L’entretien se déroule sur trois continents. Il y a une fenêtre de zoom virtuel donnant sur quatre salons : deux à New York, un en Nouvelle-Zélande et un à THR RomeBureau de en Italie.

Maestro, le point de vue de Bradley Cooper sur la vie personnelle et professionnelle du légendaire chef d’orchestre Leonard Bernstein et de son épouse Felicia Montealegre, interprétée par Carey Mulligan, vient d’être diffusé dans le monde entier sur Netflix. Les trois enfants de Bernstein, Jamie, Alexander et Nina, se sont réunis pour parler du film et de leurs souvenirs.

Les frères et sœurs ont occupé le devant de la scène au Festival du Film de Venise cette année, se levant après la projection du film pour diriger en plaisantant l’ovation grandiloquente qui a accueilli la première mondiale du film, imitant le style de direction atypique et vibrant de leur père.

« C’était cathartique à un moment où la joie, les larmes, les souvenirs et la douleur étaient accablants », explique Alexander. « Nous sommes redevenus des enfants. Et bien sûr, il fallait que nous remplissions ces sept minutes d’applaudissements avec quelque chose ! Nina ajoute : « Nous faisions simplement ce qui se passait lorsque l’Ouverture de Candide passait à la télévision, nous regardions notre père et l’imitions dans le salon. »

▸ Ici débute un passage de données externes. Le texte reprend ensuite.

#ifdef ESN_STAMPS
    unsigned long long sk_acc[14] = {0, 0, 0, 0, 0, 0, 0, 0, 0, 0, 0, 0, 0, 0};
#define ESN_SK_ADD(i, a, b) sk_acc[i] += (b) - (a);
#define ESN_SYNC_SPLIT(mid) __builtin_amdgcn_fence(__ATOMIC_RELEASE, "workgroup"); ESN_STAMP(mid) \
    __builtin_amdgcn_s_barrier(); __builtin_amdgcn_fence(__ATOMIC_ACQUIRE, "workgroup");
#else
#define ESN_SK_ADD(i, a, b)
#define ESN_SYNC_SPLIT(mid) __syncthreads();
#endif
    const uint32_t key1_own = tab_key[wave * 16 + (lane & 15)];
    ESN_STAMP(t_prologue)
    auto run_set = [&](auto lag_tag) S16_INLINE {
        constexpr bool LAG = decltype(lag_tag)::value;
        next_step_A();
        if (LAG) {
            ro_prefetch(0, false);
            __syncthreads();
        }
        for (int s = 0; s < p.S; ++s) {
            const bool ro = has_ro && s > 0;
            ESN_STAMP(t0)
            zero_acc();
            if (LAG) __builtin_amdgcn_s_setprio(1);
            if (NOISE == ESN_NOISE_COUNTER) {
                const uint32_t k = mix32(key1_own ^ seed_hi ^ ((uint32_t)s * 0x85EBCA6BU + 0x27d4eb2fU));
                if (lane < 16) tab_ks[(s & 1) * BT + wave * 16 + lane] = k;
            }
            if (LAG) {
                if (s > 0) commit_inputs_b(s);
                gemm_half(0, std::true_type{}, ro);
                if (ro) finish_readout(s - 1 - p.transient, true);
                __builtin_amdgcn_s_setprio(0);
            } else {
                gemm_half(0, std::false_type{}, false);
                ro_prefetch(NKH, ro);
            }
            ESN_STAMP(t1)
            ESN_SYNC_SPLIT(m1)
            ESN_STAMP(t2)
#ifdef ESN_STAMPS
            unsigned long long u3 = 0, u4 = 0;
#endif
            auto load_ra_u = [&]() S16_INLINE {
                return __builtin_bit_cast(u32x4, __builtin_amdgcn_raw_buffer_load_b128(
                    wo_rsrc, has_ro ? lane16 : OOB, has_ro ? 16 * 1024 : 0, 0));
            };
            u32x4 ra_u;
            if (LAG) {
                gemm_half(NKH, std::false_type{}, false);
                ra_u = load_ra_u();
                ESN_STAMP_SET(u3)
                if (s + 1 < p.S) dma_inputs_b(s + 1);
                ESN_STAMP_SET(u4)
            } else {
                gemm_half(NKH, std::true_type{}, ro);
                if (ro) finish_readout(s - 1 - p.transient, true);
                ra_u = load_ra_u();
            }
            ESN_STAMP(t3)
            ESN_SYNC_SPLIT(m3)
            ESN_STAMP(t4)
            __builtin_amdgcn_s_setprio(2);
            int ln_e = lane;
            asm volatile("" : "+v"(ln_e));
            uf_group(ra_u);
            ESN_STAMP(u1)
            activate(s, n_lo, n_mid, ln_e);
            ESN_STAMP(u2)
            next_step_A();
            if (LAG) ro_prefetch(0, has_ro && s + 1 < p.S);
            ESN_STAMP(u2b)
            activate(s, n_mid, n_hi, ln_e);
            ESN_STAMP(u5)
            __builtin_amdgcn_s_setprio(0);
            ESN_STAMP(t5)
            __syncthreads();
            ESN_STAMP(t6)
            ESN_SK_ADD(0, t0, t1) ESN_SK_ADD(1, t1, t2) ESN_SK_ADD(2, t2, t3)
            ESN_SK_ADD(3, t3, t4) ESN_SK_ADD(4, t4, t5) ESN_SK_ADD(5, t5, t6)
            ESN_SK_ADD(6, t4, u1) ESN_SK_ADD(7, u1, u2) ESN_SK_ADD(8, u2, u2b) ESN_SK_ADD(9, u3, u4)
            ESN_SK_ADD(10, u2b, u5) ESN_SK_ADD(11, u5, t5) ESN_SK_ADD(12, t1, m1) ESN_SK_ADD(13, t3, m3)
        }
    };
    if (lag) run_set(std::true_type{}); else run_set(std::false_type{});
#undef ESN_SK_ADD
#undef ESN_SYNC_SPLIT
#ifdef ESN_STAMPS
    if (p.stamps && blockIdx.x == 0 && lane == 0) {
        p.stamps[wave * 8 + 7] = t_prologue - t_entry;
        for (int i = 0; i < 2; ++i) p.stamps[(8 + wave) * 8 + 6 + i] = sk_acc[12 + i];
        for (int i = 0; i < 6; ++i) p.stamps[wave * 8 + i] = sk_acc[i];
        for (int i = 0; i < 6; ++i) p.stamps[(8 + wave) * 8 + i] = sk_acc[6 + i];
        p.stamps[wave * 8 + 6] = (unsigned long long)__builtin_amdgcn_s_getreg(63492);
    }
#endif
    if (!lag) __syncthreads();
    if (has_ro) {
        for (int kk = 0; kk < 2 * NKH; ++kk) {
            const u32x4 rb = *reinterpret_cast<const u32x4*>(zf + (size_t)(wave * NKK + kk) * 1024 + lane16);
            const u32x4 rw = __builtin_bit_cast(u32x4, __builtin_amdgcn_raw_buffer_load_b128(wo_rsrc, lane16, kk * 1024, 0));
            TR::mma16(yacc, rw, rb);
        }
        finish_readout(p.S - 1 - p.transient, false);
    }
}
#undef S16_INLINE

Le trio parle à l’unisson, finissant les phrases de chacun et reprenant un mot ou un commentaire pour partir dans une autre direction. Toujours, incroyablement, au diapason. Un petit orchestre. Des milliers de kilomètres et deux océans les séparent, mais ils ressemblent aux enfants montrés dans Maestrobavardant sur les pelouses du domaine familial Bernstein dans le Connecticut.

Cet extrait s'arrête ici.